Momen hari lahir Kartini yang setiap tahun diperingati, seringkali dirayakan dengan gegap-gempita bersamaan perlombaan fashion show perempuan berkebaya atau pakaian tradisional lainya. Namun tidak kali ini dengan Koalisi Masyarakat Sipil Peduli Perempuan dan Anak Surakarta (Komasipera). Komasipera adalah komunitas yang terdiri dari masyarakat sipil pemerhati isu perempuan di Kota Surakarta.
Fanny Chotimah, penulis, penyair, sutradara sekaligus dosen perguruan tinggi negeri di Solo dalam diskusi kritis dan nonton bareng film "R.A. Kartini" yang dihelat oleh Komasipera didukung Yayasan YAPHI, Rabu (23/4)di Ruang Anawim, Yayasan YAPHI, menyatakan bahwa Sjumandjaja, sang sutradara, menggambarkan tokoh Kartini dengan sangat manusiawi,tidak digembor-gemborkan ketokohannya.
Menonton kembali film R.A. Kartini produksi tahun 1982, ada banyak adegan yang memperlihatkan besarnya rasa kasih sayang R.M.A.A. Sosroningrat, kepada sang putri. Ayah Kartini adalah pembaharu pada zamannya. Di samping sang ayah pula, Kartini melihat ketimpangan sosial di lingkungan sekitarnya, para petani dan nelayan yang miskin dan kesulitan membayar pajak yang tinggi.
Sementara itu Kartini gelisah dengan pilihan hidup dan memulai fase pingitan yang harus dijalaninya karena tak hanya sang ayah, tapi ibu dan kakaknya mengatakan bahwa gelar “Raden Ayu” dalam adat dan budaya Jawa adalah trah tertinggi.
Sebuah kutipan yang diucapkan oleh Kartini tentang dua kata sifat “kesatria” dan “perwira” menjadi sesuatu yang penting untuk digarisbawahi. Juga kutipan tentang masa dewasa yang sangat ditakutinya karena pada saatnya maka datanglah masa pingitan itu. Ia mengatakan bahwa yang paling ditakuti saat itu adalah menjadi dewasa. Kartini memprihatinkan kondisi bangsanya saat dia dipingit. Keadaan rakyat yang miskin dan terperdaya. Sementara itu, Nancy, teman Kartini dan keluarganya mengusahakan agar Kartini bisa sekolah ke negeri Belanda.

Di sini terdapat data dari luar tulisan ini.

constexpr float T_ACT_SCALE = 16.0f;
constexpr float T_DESCALE = 1.0f / 2048.0f;
constexpr int T_LDK = 36;
template <int C> struct TailShape {
    static_assert(C == 128 || C == 256, "C = 128 or 256");
    static constexpr int TM = 8192 / C;
    static constexpr int WM = TM / 32, WN = 4 / WM;
    static constexpr int NCH = C / 32;
    static constexpr int TPR = C / 4, RPP = 256 / TPR;
    static constexpr int NP = TM / RPP;
};
// ... 276 lines not shown
            const int prow = item / TPR, cq = item % TPR;
            const int r0 = (prow / Wo) * 2 * W + 2 * (prow % Wo);
            if (m0 + r0 < M) {
                const float* p = otile + r0 * T_C + cq * 4;
                const tf32x4 v00 = *reinterpret_cast<const tf32x4*>(p), v01 = *reinterpret_cast<const tf32x4*>(p + T_C);
                const tf32x4 v10 = *reinterpret_cast<const tf32x4*>(p + W * T_C), v11 = *reinterpret_cast<const tf32x4*>(p + (W + 1) * T_C);
                tf32x4 m;
#pragma unroll
                for (int e = 0; e < 4; ++e) m[e] = fmaxf(fmaxf(v00[e], v01[e]), fmaxf(v10[e], v11[e]));
                *reinterpret_cast<tf32x4*>(a.pool + (size_t)(m0 / 4 + prow) * T_C + cq * 4) = m;
            }
        }
    }
    TAIL_STAMP(8)
}

struct SaQkvArgs {
    const float* x; float* qkv; int M;
    const float* wf;
    const float *b_in, *ln_g, *ln_b;
    const float* ab; int L;
    FilmSpec fs;
};

template <int C>
__global__ __launch_bounds__(256, 2) void sa_qkv_kernel(const SaQkvArgs a) {
    using S = TailShape<C>;
    constexpr int T_C = C, T_M = S::TM, NCH = S::NCH, RPP = S::RPP, TPR = S::TPR;
    constexpr int RT = 2, CT = 4;
    constexpr int NP = S::NP;
    extern __shared__ __attribute__((aligned(16))) float smem[];
    const int tid = threadIdx.x, lane = tid & 63;
    const int wave = __builtin_amdgcn_readfirstlane(tid >> 6);
    const int wm = wave / S::WN, wn = wave % S::WN, l16 = lane & 15, kg = lane >> 4;
    const int M = a.M;
    const int m0 = blockIdx.x * T_M;
    float* Abuf = smem;
    float* otile = smem;
    const int c16 = tid % TPR, srow0 = tid / TPR;
    const int aoff0 = (wm * 32 + l16) * T_LDK + kg * 4;
    const size_t wlane = ((size_t)(wn * CT) * 2) * 256 + lane * 4;
    constexpr size_t WCHUNK = (size_t)(3 * C / 16) * 2 * 256;
    constexpr size_t WPROD = (size_t)(C / 16) * 2 * 256;
    tf16x8 fb[2][CT][2], fa[2][2];
    tf32x4 acc[RT][CT], v[NP];

    const int g_lo = (int)blockIdx.y * 3 / (int)gridDim.y, g_hi = ((int)blockIdx.y + 1) * 3 / (int)gridDim.y;
    TAIL_LOAD_B(0, a.wf + (size_t)g_lo * WPROD, 0)
    {
        const tf32x4 g4 = *reinterpret_cast<const tf32x4*>(a.ln_g + c16 * 4);
        const tf32x4 b4 = *reinterpret_cast<const tf32x4*>(a.ln_b + c16 * 4);
#pragma unroll
        for (int i = 0; i < NP; ++i) {
            const int row = min(m0 + RPP * i + srow0, M - 1);
            v[i] = *reinterpret_cast<const tf32x4*>(a.x + (size_t)row * T_C + c16 * 4);
        }
        if (a.ab != nullptr) tail_film_fold<C>(v, a.ab, a.L, m0, M, c16, srow0);
        if (a.fs.on) {
            float* abl = smem + NCH * T_M * T_LDK;
            tail_film_rows<C>(a.fs, a.L, m0, M, wave, lane, abl);
            __syncthreads();
            tail_film_fold_lds<C>(v, abl, a.L, m0, M, c16, srow0);
        }
        float part[NP];
#pragma unroll
        for (int i = 0; i < NP; ++i) part[i] = (v[i].x + v[i].y) + (v[i].z + v[i].w);
#pragma unroll
        for (int i = 0; i < NP; ++i) part[i] = row16_sum_dpp(part[i]);
#pragma unroll
        for (int i = 0; i < NP; ++i) part[i] = sum_xor16(part[i]);
        if (TPR == 64) {
#pragma unroll
            for (int i = 0; i < NP; ++i) part[i] = sum_xor32(part[i]);
        }
#pragma unroll
        for (int i = 0; i < NP; ++i) {
            const float mean = part[i] * (1.0f / (float)C);
            const tf32x4 t = v[i];
            const tf32x4 d = {t.x - mean, t.y - mean, t.z - mean, t.w - mean};
            v[i] = d;
            part[i] = (d.x * d.x + d.y * d.y) + (d.z * d.z + d.w * d.w);
        }
#pragma unroll
        for (int i = 0; i < NP; ++i) part[i] = row16_sum_dpp(part[i]);
#pragma unroll
        for (int i = 0; i < NP; ++i) part[i] = sum_xor16(part[i]);
        if (TPR == 64) {
#pragma unroll
            for (int i = 0; i < NP; ++i) part[i] = sum_xor32(part[i]);
        }
#pragma unroll
        for (int i = 0; i < NP; ++i) {
            const float rstd = __builtin_amdgcn_rsqf(part[i] * (1.0f / (float)C) + 1e-5f);
            const tf32x4 d = v[i];
            v[i] = tf32x4{d.x * rstd * g4.x + b4.x, d.y * rstd * g4.y + b4.y, d.z * rstd * g4.z + b4.z, d.w * rstd * g4.w + b4.w};
        }
    }
    TAIL_WRITE_SLAB(v)
    __syncthreads();
    for (int g = g_lo; g < g_hi; ++g) {
        const float* wg = a.wf + (size_t)g * WPROD;
        const float* wnext = a.wf + (size_t)(g < 2 ? g + 1 : g) * WPROD;
        const tf32x4 bi = *reinterpret_cast<const tf32x4*>(a.b_in + g * T_C + c16 * 4);
        TAIL_GEMM(wg, wnext)
        {
            float* ot = smem + NCH * T_M * T_LDK;
            if (g > g_lo) __syncthreads();
#pragma unroll
            for (int rt_ = 0; rt_ < RT; ++rt_)
#pragma unroll
                for (int ct_ = 0; ct_ < CT; ++ct_) {
                    const int col_ = wn * 64 + ct_ * 16 + l16;
#pragma unroll
                    for (int j_ = 0; j_ < 4; ++j_)
                        ot[(wm * 32 + rt_ * 16 + 4 * kg + j_) * T_C + col_] = acc[rt_][ct_][j_] * T_DESCALE;
                }
            __syncthreads();
#pragma unroll
            for (int i = 0; i < NP; ++i) {
                const int r = RPP * i + srow0;
                if (m0 + r < M) {
                    tf32x4 t = *reinterpret_cast<const tf32x4*>(ot + r * T_C + c16 * 4);
                    t += bi;
                    *reinterpret_cast<tf32x4*>(a.qkv + (size_t)(m0 + r) * (3 * T_C) + g * T_C + c16 * 4) = t;
                }
            }
        }
    }
    (void)otile;
}

struct SaHeadArgs {
    const float* x; float* att; int M;
    const float* wf;
    const float *b_in, *ln_g, *ln_b;
    const float* ab; int L;
    FilmSpec fs;
};

__device__ __forceinline__ float row16_max_dpp(float v) {
#define DPP_MAX(ctrl_) v = fmaxf(v, __builtin_bit_cast(float, __builtin_amdgcn_update_dpp(0, __builtin_bit_cast(int, v), ctrl_, 0xf, 0xf, false)));
    DPP_MAX(0xB1) DPP_MAX(0x4E) DPP_MAX(0x141) DPP_MAX(0x140)
#undef DPP_MAX
    return v;
}
__device__ __forceinline__ float head_exp_neg(float x) {
    const float t = x * 1.44269504f;
    const float tl = __fmaf_rn(x, 1.44269504f, -t) + x * 1.925963033e-8f;
    return __builtin_amdgcn_exp2f(t) * (1.0f + tl * 0.69314718f);
}

#undef TAIL_SPLIT2
#define TAIL_SPLIT2 tsplit2_plain
template <int C>
__global__ __launch_bounds__(256, 2) void sa_head_kernel(const SaHeadArgs a) {
    using S = TailShape<C>;
    constexpr int T_C = C, T_M = S::TM, NCH = S::NCH, RPP = S::RPP, TPR = S::TPR;
    constexpr int NP = S::NP;
    constexpr int D = C / 4;
    constexpr int QROW = 2 * D + 8;
    constexpr int VROW = 2 * T_M + 8;
    constexpr int NKT = T_M / 16;
    constexpr int NDT = D / 16;
    static_assert(T_M * VROW <= 2 * T_M * QROW, "P aliases the q / k tiles");
    extern __shared__ __attribute__((aligned(16))) float smem[];
    const int tid = threadIdx.x, lane = tid & 63;
    const int wave = __builtin_amdgcn_readfirstlane(tid >> 6);
    const int l16 = lane & 15, kg = lane >> 4;
    const int M = a.M, L = a.L;
    const int m0 = blockIdx.x * T_M;
    float* Abuf = smem;
    _Float16* Qs = reinterpret_cast<_Float16*>(smem + NCH * T_M * T_LDK);
    _Float16* Ks = Qs + T_M * QROW;
    _Float16* Vt = Ks + T_M * QROW;
    _Float16* Ps = Qs;
    const int c16 = tid % TPR, srow0 = tid / TPR;

    {
        tf32x4 v[NP];
        const tf32x4 g4 = *reinterpret_cast<const tf32x4*>(a.ln_g + c16 * 4);
        const tf32x4 b4 = *reinterpret_cast<const tf32x4*>(a.ln_b + c16 * 4);
#pragma unroll
        for (int i = 0; i < NP; ++i) {
            const int row = min(m0 + RPP * i + srow0, M - 1);
            v[i] = *reinterpret_cast<const tf32x4*>(a.x + (size_t)row * T_C + c16 * 4);
        }
        if (a.ab != nullptr) tail_film_fold<C>(v, a.ab, a.L, m0, M, c16, srow0);
        if (a.fs.on) {
            float* abl = reinterpret_cast<float*>(Qs);
            tail_film_rows<C>(a.fs, a.L, m0, M, wave, lane, abl);
            __syncthreads();
            tail_film_fold_lds<C>(v, abl, a.L, m0, M, c16, srow0);
            __syncthreads();
        }
        float part[NP];
#pragma unroll
        for (int i = 0; i < NP; ++i) part[i] = (v[i].x + v[i].y) + (v[i].z + v[i].w);
#pragma unroll
        for (int i = 0; i < NP; ++i) part[i] = trow_sum<TPR>(part[i]);
#pragma unroll
        for (int i = 0; i < NP; ++i) {
            const float mean = part[i] * (1.0f / (float)C);
            const tf32x4 t = v[i];
            const tf32x4 d = {t.x - mean, t.y - mean, t.z - mean, t.w - mean};
            v[i] = d;
            part[i] = (d.x * d.x + d.y * d.y) + (d.z * d.z + d.w * d.w);
        }
#pragma unroll
        for (int i = 0; i < NP; ++i) part[i] = trow_sum<TPR>(part[i]);
#pragma unroll
        for (int i = 0; i < NP; ++i) {
            const float rstd = __builtin_amdgcn_rsqf(part[i] * (1.0f / (float)C) + 1e-5f);
            const tf32x4 d = v[i];
            v[i] = tf32x4{d.x * rstd * g4.x + b4.x, d.y * rstd * g4.y + b4.y, d.z * rstd * g4.z + b4.z, d.w * rstd * g4.w + b4.w};
        }
        TAIL_WRITE_SLAB(v)
    }
    __syncthreads();

    const int rtw = (C == 128) ? wave : (wave >> 1);
    const int cpw = (C == 128) ? 0 : (wave & 1);
    const bool attn_wave = wave < NKT;
    const float qscale = (D == 32) ? 0.17677669529663687f : 0.125f;
    constexpr size_t WCHUNK = (size_t)(3 * C / 16) * 2 * 256;

    tf16x8 fbw[2][2][2];
#define HEAD_WPTR(h_, g_) (a.wf + ((size_t)((g_) * (C / 16) + (h_) * (D / 16) + cpw * 2) * 2) * 256 + lane * 4)
#define HEAD_LOAD_W(slot_, wp_, kc_)                                                                 \
    _Pragma("unroll") for (int ct_ = 0; ct_ < 2; ++ct_) {                                           \
        fbw[slot_][ct_][0] = *reinterpret_cast<const tf16x8*>((wp_) + (size_t)(kc_) * WCHUNK + ct_ * 512);        \
        fbw[slot_][ct_][1] = *reinterpret_cast<const tf16x8*>((wp_) + (size_t)(kc_) * WCHUNK + ct_ * 512 + 256);  \
    }
    HEAD_LOAD_W(0, HEAD_WPTR(0, 0), 0)
    for (int h = 0; h < 4; ++h) {
#pragma unroll
        for (int g = 0; g < 3; ++g) {
            tf32x4 acc[2] = {tf32x4{0.f, 0.f, 0.f, 0.f}, tf32x4{0.f, 0.f, 0.f, 0.f}};
            const float* wp = HEAD_WPTR(h, g);
            const float* wnext = (g < 2) ? HEAD_WPTR(h, g + 1) : HEAD_WPTR(min(h + 1, 3), 0);
#pragma unroll
            for (int kc = 0; kc < NCH; ++kc) {
                if (kc + 1 < NCH) { HEAD_LOAD_W((kc + 1) & 1, wp, kc + 1) } else { HEAD_LOAD_W(0, wnext, 0) }
                const float* ap = Abuf + (kc * T_M + rtw * 16 + l16) * T_LDK + kg * 4;
                const tf16x8 a_h = *reinterpret_cast<const tf16x8*>(ap), a_l = *reinterpret_cast<const tf16x8*>(ap + 16);
#pragma unroll
                for (int ct = 0; ct < 2; ++ct) {
                    acc[ct] = __builtin_amdgcn_mfma_f32_16x16x32_f16(a_h, fbw[kc & 1][ct][0], acc[ct], 0, 0, 0);
                    acc[ct] = __builtin_amdgcn_mfma_f32_16x16x32_f16(a_h, fbw[kc & 1][ct][1], acc[ct], 0, 0, 0);
                    acc[ct] = __builtin_amdgcn_mfma_f32_16x16x32_f16(a_l, fbw[kc & 1][ct][0], acc[ct], 0, 0, 0);
                }
            }
#pragma unroll
            for (int ct = 0; ct < 2; ++ct) {
                const int col = cpw * 32 + ct * 16 + l16;
                const float bias = a.b_in[g * T_C + h * D + col];
#pragma unroll
                for (int j = 0; j < 4; ++j) {
                    const int row = rtw * 16 + 4 * kg + j;
                    float val = acc[ct][j] * T_DESCALE + bias;
                    if (g == 0) val *= qscale;
                    const float xs = val * T_ACT_SCALE;
                    const _Float16 hi = (_Float16)xs, lo = (_Float16)(xs - (float)hi);
                    if (g == 2) { Vt[col * VROW + row] = hi; Vt[col * VROW + T_M + row] = lo; }
                    else { _Float16* X = (g == 0) ? Qs : Ks; X[row * QROW + col] = hi; X[row * QROW + D + col] = lo; }
                }
            }
        }
        __syncthreads();

        tf32x4 sc[NKT];
#pragma unroll
        for (int kt = 0; kt < NKT; ++kt) sc[kt] = tf32x4{0.f, 0.f, 0.f, 0.f};
        if (attn_wave) {
#pragma unroll
            for (int ks = 0; ks < D / 32; ++ks) {
                const _Float16* qp = Qs + (wave * 16 + l16) * QROW + 32 * ks + 8 * kg;
                const tf16x8 q_h = *reinterpret_cast<const tf16x8*>(qp), q_l = *reinterpret_cast<const tf16x8*>(qp + D);
#pragma unroll
                for (int kt = 0; kt < NKT; ++kt) {
                    const _Float16* kp = Ks + (kt * 16 + l16) * QROW + 32 * ks + 8 * kg;
                    const tf16x8 k_h = *reinterpret_cast<const tf16x8*>(kp), k_l = *reinterpret_cast<const tf16x8*>(kp + D);
                    sc[kt] = __builtin_amdgcn_mfma_f32_16x16x32_f16(q_h, k_h, sc[kt], 0, 0, 0);
                    sc[kt] = __builtin_amdgcn_mfma_f32_16x16x32_f16(q_h, k_l, sc[kt], 0, 0, 0);
                    sc[kt] = __builtin_amdgcn_mfma_f32_16x16x32_f16(q_l, k_h, sc[kt], 0, 0, 0);
                }
            }
        }
        __syncthreads();

        if (attn_wave) {
#pragma unroll
            for (int j = 0; j < 4; ++j) {
                const int row = wave * 16 + 4 * kg + j;
                const int smp = row / L;
                float s[NKT];
                float mx = -3.0e38f;
#pragma unroll
                for (int kt = 0; kt < NKT; ++kt) {
                    const bool own = ((kt * 16 + l16) / L) == smp;
                    s[kt] = own ? sc[kt][j] * (1.0f / 256.0f) : -3.0e38f;
                    mx = fmaxf(mx, s[kt]);
                }
                mx = row16_max_dpp(mx);
                float sum = 0.f;
#pragma unroll
                for (int kt = 0; kt < NKT; ++kt) {
                    s[kt] = (s[kt] > -1.0e38f) ? head_exp_neg(s[kt] - mx) : 0.f;
                    sum += s[kt];
                }
                sum = row16_sum_dpp(sum);
                const float inv = 1024.0f / sum;
#pragma unroll
                for (int kt = 0; kt < NKT; ++kt) {
                    const float ps = s[kt] * inv;
                    const _Float16 hi = (_Float16)ps, lo = (_Float16)(ps - (float)hi);
                    Ps[row * VROW + kt * 16 + l16] = hi;
                    Ps[row * VROW + T_M + kt * 16 + l16] = lo;
                }
            }
        }
        __syncthreads();

        if (attn_wave) {
            tf32x4 o[NDT];
#pragma unroll
            for (int dt = 0; dt < NDT; ++dt) o[dt] = tf32x4{0.f, 0.f, 0.f, 0.f};
#pragma unroll
            for (int ks = 0; ks < T_M / 32; ++ks) {
                const _Float16* pp = Ps + (wave * 16 + l16) * VROW + 32 * ks + 8 * kg;
                const tf16x8 p_h = *reinterpret_cast<const tf16x8*>(pp), p_l = *reinterpret_cast<const tf16x8*>(pp + T_M);
#pragma unroll
                for (int dt = 0; dt < NDT; ++dt) {
                    const _Float16* vp = Vt + (dt * 16 + l16) * VROW + 32 * ks + 8 * kg;
                    const tf16x8 v_h = *reinterpret_cast<const tf16x8*>(vp), v_l = *reinterpret_cast<const tf16x8*>(vp + T_M);
                    o[dt] = __builtin_amdgcn_mfma_f32_16x16x32_f16(p_h, v_h, o[dt], 0, 0, 0);
                    o[dt] = __builtin_amdgcn_mfma_f32_16x16x32_f16(p_h, v_l, o[dt], 0, 0, 0);
                    o[dt] = __builtin_amdgcn_mfma_f32_16x16x32_f16(p_l, v_h, o[dt], 0, 0, 0);
                }
            }
#pragma unroll
            for (int dt = 0; dt < NDT; ++dt)
#pragma unroll
                for (int j = 0; j < 4; ++j) {
                    const int row = m0 + wave * 16 + 4 * kg + j;
                    if (row < M) a.att[(size_t)row * T_C + h * D + dt * 16 + l16] = o[dt][j] * (1.0f / 16384.0f);
                }
        }
        __syncthreads();
    }
#undef TAIL_LOAD_B
#undef TAIL_LOAD_FA
#undef TAIL_WRITE_SLAB
#undef TAIL_GEMM
#undef TAIL_ACC_TO_TILE
}

}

Kartono Melesatkan Pikiran ke Masa Depan
Kartono, kakak Kartini dengan sangat bersemangat berpidato di hadapan kaum pelajar dan mengatakan bahwa seorang Jawa yang mengerti bahasa Belanda maka akan mengerti apa yang ditulis oleh orang Belanda terhadapnya sehingga ketika terjadi kesalahan maka ia mengerti. Dan hanya sedikit orang Belanda yang mengerti orang Jawa. “Dari sedikit itu berapa yang mencintai orang Jawa?”tanyanya. Kartono juga berkata akan menjadikan musuh bagi orang-orang yang dipaksa menjadi Eropa atau berlaku seperti orang Eropa. Ia juga berkata secara berapi, "bangunlah dari tidurmu yang pulas!"
Kesadaran Kartini lahir dari keprihatinan mendalam, bagaimana kaum pribumi rendah pendidikannya lantas menggugahnya untuk membentuk sekolah yang lepas dan tidak terikat dari government atau pemerintah Hindia Belanda, yang bebas dari aturan kurikulum. Ia sadar betul tentang kebutuhan akan pendidikan dan watak sosial budaya bangsa sendiri. Menurutnya, bukan cuma sistem yang harus diperbaiki tapi rakyat yang masih dalam kegelapan harus diajari untuk pandai. Kartini akhirnya membuat sekolah dan sebagai murid pertama adalah Gayatri.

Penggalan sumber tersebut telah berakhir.